NTIA Technical Memo NTIA Technical Memo TM-17-523: A Crowdsourced Speech Intelligibility Test that Agrees with, Has Higher Repeatability than, Lab Tests, released in February 2017, describes ITS’s first crowdsourced speech intelligibly test and demonstrates that this method has great potential.

The Mechanical Turk allows requesters to outsource microwork (small, well-defined tasks that make up a large virtual project) to willing workers. For this experiment, the workers play ITS recordings and click or tap on one of six options to indicate which word they heard. Sometimes it’s easy, sometimes it’s a challenge, and sometimes the sound is so bad that the worker just has to guess. But this variability is the whole point.

The workers are actually performing a long-standing standardized speech intelligibility test protocol, the Modified Rhyme Test. The number of correct words selected provides the basis for a speech intelligibility rating — more correct words means higher intelligibility — and we calculate this for each of the 56 different telecom conditions represented by the 22,000 recordings in this test. The recordings are standard sound files that play in a worker’s Web browser. Presentation order is random and names are scrambled so there is no basis for man or machine to successfully cheat – a worker has to listen and select a word.

The number of correct words selected also lets us check to see that the workers are taking the task seriously, and so far we have had 100% compliance (along with the expected small number of “technical difficulties.”)

We made 1,536 short (several minute) tasks available, and 345 different workers polished them off in under 6 hours. It’s hardly fair, but we just can’t refrain from comparing this with the 36 listeners and the weeks of time we invested in a similar test in the lab.

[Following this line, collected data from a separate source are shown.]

constexpr uint32_t kQuad2InnerTap3 = PeriodicArgs::kQuadInnerTap3;
template <typename T, uint32_t INNER, int NT>
constexpr bool quad2_share_instance() { return !is_float_sample_v<T> && INNER == kQuad2InnerTap3 && NT == 6; }
template <typename T, int RG, uint32_t INNER, int NT = 6>
__global__ __launch_bounds__(256, (quad2_share_instance<T, INNER, NT>() && RG == 8 ? 4 : 6)) void ewa_periodic_quad2_kernel(const PeriodicArgs a,
                                                                                                                       const PlaneIO io) {
    using Cfg = Quad2Cfg<RG>;
    constexpr int FS = Cfg::FS;
    static_assert(RG % 4 == 0, "the four waves of a workgroup take RG / 4 row groups each");
    constexpr bool kShare = quad2_share_instance<T, INNER, NT>();
    using ShareCfg = Quad2ShareCfg<RG>;
    constexpr int kWords = 2 + Cfg::kLdsRows * Cfg::kLdsPitch;
    if constexpr (kShare && RG == 8) {
        __shared__ __attribute__((aligned(16))) float share_words[ShareCfg::kLdsFloats];
        quad2_share_body<T, RG>(a, io, share_words);
        return;
    }
    __shared__ __attribute__((aligned(16))) float tile_words[kShare && ShareCfg::kLdsFloats > kWords ? ShareCfg::kLdsFloats : kWords];
    if constexpr (kShare) {
        if (quad2_share_runs<RG>(io)) {
            quad2_share_body<T, RG>(a, io, tile_words);
            return;
        }
    }
    float* const tile = tile_words + 2;

    const int lane = threadIdx.x & 63;
    const int wave = __builtin_amdgcn_readfirstlane(threadIdx.x >> 6);
    int tile_x, tile_y;
    swizzled_tile(tile_x, tile_y);
    const int i0 = tile_x * Cfg::kTileCols;
    const int j0 = tile_y * Cfg::kTileRows;
    const size_t frame = blockIdx.z;
    if (skips_frame(a, frame)) return;
    const bool edge_tile = edge_tile_of<T>(a, tile_x);
    {
        const int gx0 = a.min_sx + i0;
        const int gy0 = a.min_sy + j0;
        const char* sbase = static_cast<const char*>(io.src) + frame * io.src_frame_stride;
        constexpr int kRowsPerWave = (Cfg::kLdsRows + 3) / 4;
        constexpr int kColsPerLane = (Cfg::kLdsCols + 63) / 64;
        T staged[kRowsPerWave][kColsPerLane];
        NonFinite<T> nonfinite(a, frame);
#pragma unroll
        for (int i = 0; i < kRowsPerWave; ++i) {
            int gy = gy0 + wave + 4 * i;
            gy = gy < a.src_h ? gy : a.src_h - 1;
            const T* srow = reinterpret_cast<const T*>(sbase + static_cast<size_t>(gy) * io.src_pitch);
#pragma unroll
            for (int k = 0; k < kColsPerLane; ++k) {
                int gx = gx0 + lane + 64 * k;
                gx = gx < a.src_w ? gx : a.src_w - 1;
                staged[i][k] = srow[gx];
            }
        }
#pragma unroll
        for (int i = 0; i < kRowsPerWave; ++i) {
            const int r = wave + 4 * i;
#pragma unroll
            for (int k = 0; k < kColsPerLane; ++k) {
                const int c = lane + 64 * k;
                if (r < Cfg::kLdsRows && c < Cfg::kLdsCols) tile[r * Cfg::kLdsPitch + c] = nonfinite.take(staged[i][k]);
            }
        }
        if constexpr (!is_float_sample_v<T>) {
            if (edge_tile) stage_edge_column<T, Cfg>(a, io, tile, tile_x, sbase, gx0, gy0, wave, lane);
        }
    }
    __syncthreads();
    const BufferRsrc drsrc = make_rsrc(static_cast<char*>(io.dst) + frame * io.dst_frame_stride,
                                       static_cast<uint32_t>(io.dst_pitch) * a.dst_h);
    if constexpr (!is_float_sample_v<T>) {
        if (edge_tile) quad2_edge_columns<T, Cfg, 6, 7>(a, io, tile, tile_x, j0, wave, lane, drsrc, drsrc, false);
    }
    const int ia = i0 + 2 * lane;
    if (ia >= a.ni) return;
    const bool b_ok = ia + 1 < a.ni;

    const JINC_CONSTANT f32x2* quad = (const JINC_CONSTANT f32x2*)(a.quad);
    const float* base = tile + 2 * lane;
    const uint32_t xoff = static_cast<uint32_t>(a.ix0 + 2 * ia) * static_cast<uint32_t>(sizeof(T));

    constexpr int kGroupsPerWave = RG / 4;
    const int g_first = wave * kGroupsPerWave;
    if (j0 + g_first * FS >= a.nj) return;
    f32x2 win[24];
    {
        const float* wb = base + (g_first * FS) * Cfg::kLdsPitch;
        quad2_load_row<0>(win, wb + 0 * Cfg::kLdsPitch);
        quad2_load_row<1>(win, wb + 1 * Cfg::kLdsPitch);
        quad2_load_row<2>(win, wb + 2 * Cfg::kLdsPitch);
        quad2_load_row<3>(win, wb + 3 * Cfg::kLdsPitch);
        quad2_load_row<4>(win, wb + 4 * Cfg::kLdsPitch);
    }
    for (int g = g_first; g < g_first + kGroupsPerWave; ++g) {
        if (j0 + g * FS >= a.nj) break;
        const float* gbase = base + (g * FS) * Cfg::kLdsPitch;
#define JINC_QUAD2_ROW(U)                                                                                          \
    {                                                                                                              \
        quad2_load_row<(U + FS - 1) % FS>(win, gbase + (U + FS - 1) * Cfg::kLdsPitch);                              \
        f32x2 acc[4] = {{0.f, 0.f}, {0.f, 0.f}, {0.f, 0.f}, {0.f, 0.f}};                                            \
        uint32_t zero;                                                                                              \
        asm volatile("s_mov_b32 %0, 0" : "=s"(zero));  \
        quad2_pixel6<U, INNER, NT>(acc, win, quad + zero);                                                          \
        const int j = j0 + g * FS + U;                                                                              \
        if (j < a.nj) {                                                                                             \
            const uint32_t so = static_cast<uint32_t>(a.iy0 + 2 * j) * io.dst_pitch;                                \
            store_quad_buf<T>(drsrc, xoff, so, acc[0], acc[1], io.peak, b_ok);                                      \
            store_quad_buf<T>(drsrc, xoff, so + static_cast<uint32_t>(io.dst_pitch), acc[2], acc[3], io.peak, b_ok); \
        }                                                                                                           \
    }
        JINC_QUAD2_ROW(0) JINC_QUAD2_ROW(1) JINC_QUAD2_ROW(2) JINC_QUAD2_ROW(3) JINC_QUAD2_ROW(4) JINC_QUAD2_ROW(5)
#undef JINC_QUAD2_ROW
    }
}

But what of the data produced by this self-selecting crew, who could be working in airports, or while tending to crying babies, using low-quality earbuds or tiny built-in speakers?

It turns out that large numbers can overcome a lot of obstacles. Of course the range of results is large, but the average word success rate of the 345 crowd workers is only 4% lower than that of the 36 listeners who worked in our lab. And better still, thanks to a clever design and a modest bit of data filtering, we can pull out a complete set of data produced by 152 workers with an average word success rate that is a smidge higher (0.2%) than that of the lab listeners.

So the crowd is certainly up to the task. But the larger goal in all of this is to measure the speech intelligibility of the 56 telecom conditions. If we treat our lab results as the “truth,” the crowd results are statistically equivalent for 55 of the 56 conditions. The final condition differs only in the borderline sense, and we are comfortable saying the crowd and lab results are essentially equivalent.

Since the results are not identical, it might be tempting to muse on whether one is somehow more correct than the other. Tempting yes, but probably not worthwhile. It really boils down to philosophy. The lab gives great control, but logistics and expense mean that we will always be limited to a relatively small number of listeners. By tapping into the crowd we can incorporate a large number of listeners and their respective uncontrolled environments. And it’s also true that when taken in aggregate, those multiple uncontrolled environments could more accurately reflect real use cases than the lab can.

But we won’t be abandoning our labs any time soon. They still serve multiple valuable functions. For one thing, they offer quiet spaces where small differences far out on the thin edge of human hearing are audible—and for some of our testing, this is essential. In addition, labs may still be our best option choice for quality of experience (QoE) testing. While different groups have studied how to best deploy QoE tests to the crowd, the fact remains that there is no correct answer as in speech intelligibility testing. All personal opinions of QoE are potentially valid ones. Without a correct answer, we lose a key tool for vetting and filtering the participation of the masses.

To be certain, we remain excited about the potential to efficiently gather large amounts of high-quality speech intelligibility data from the crowd.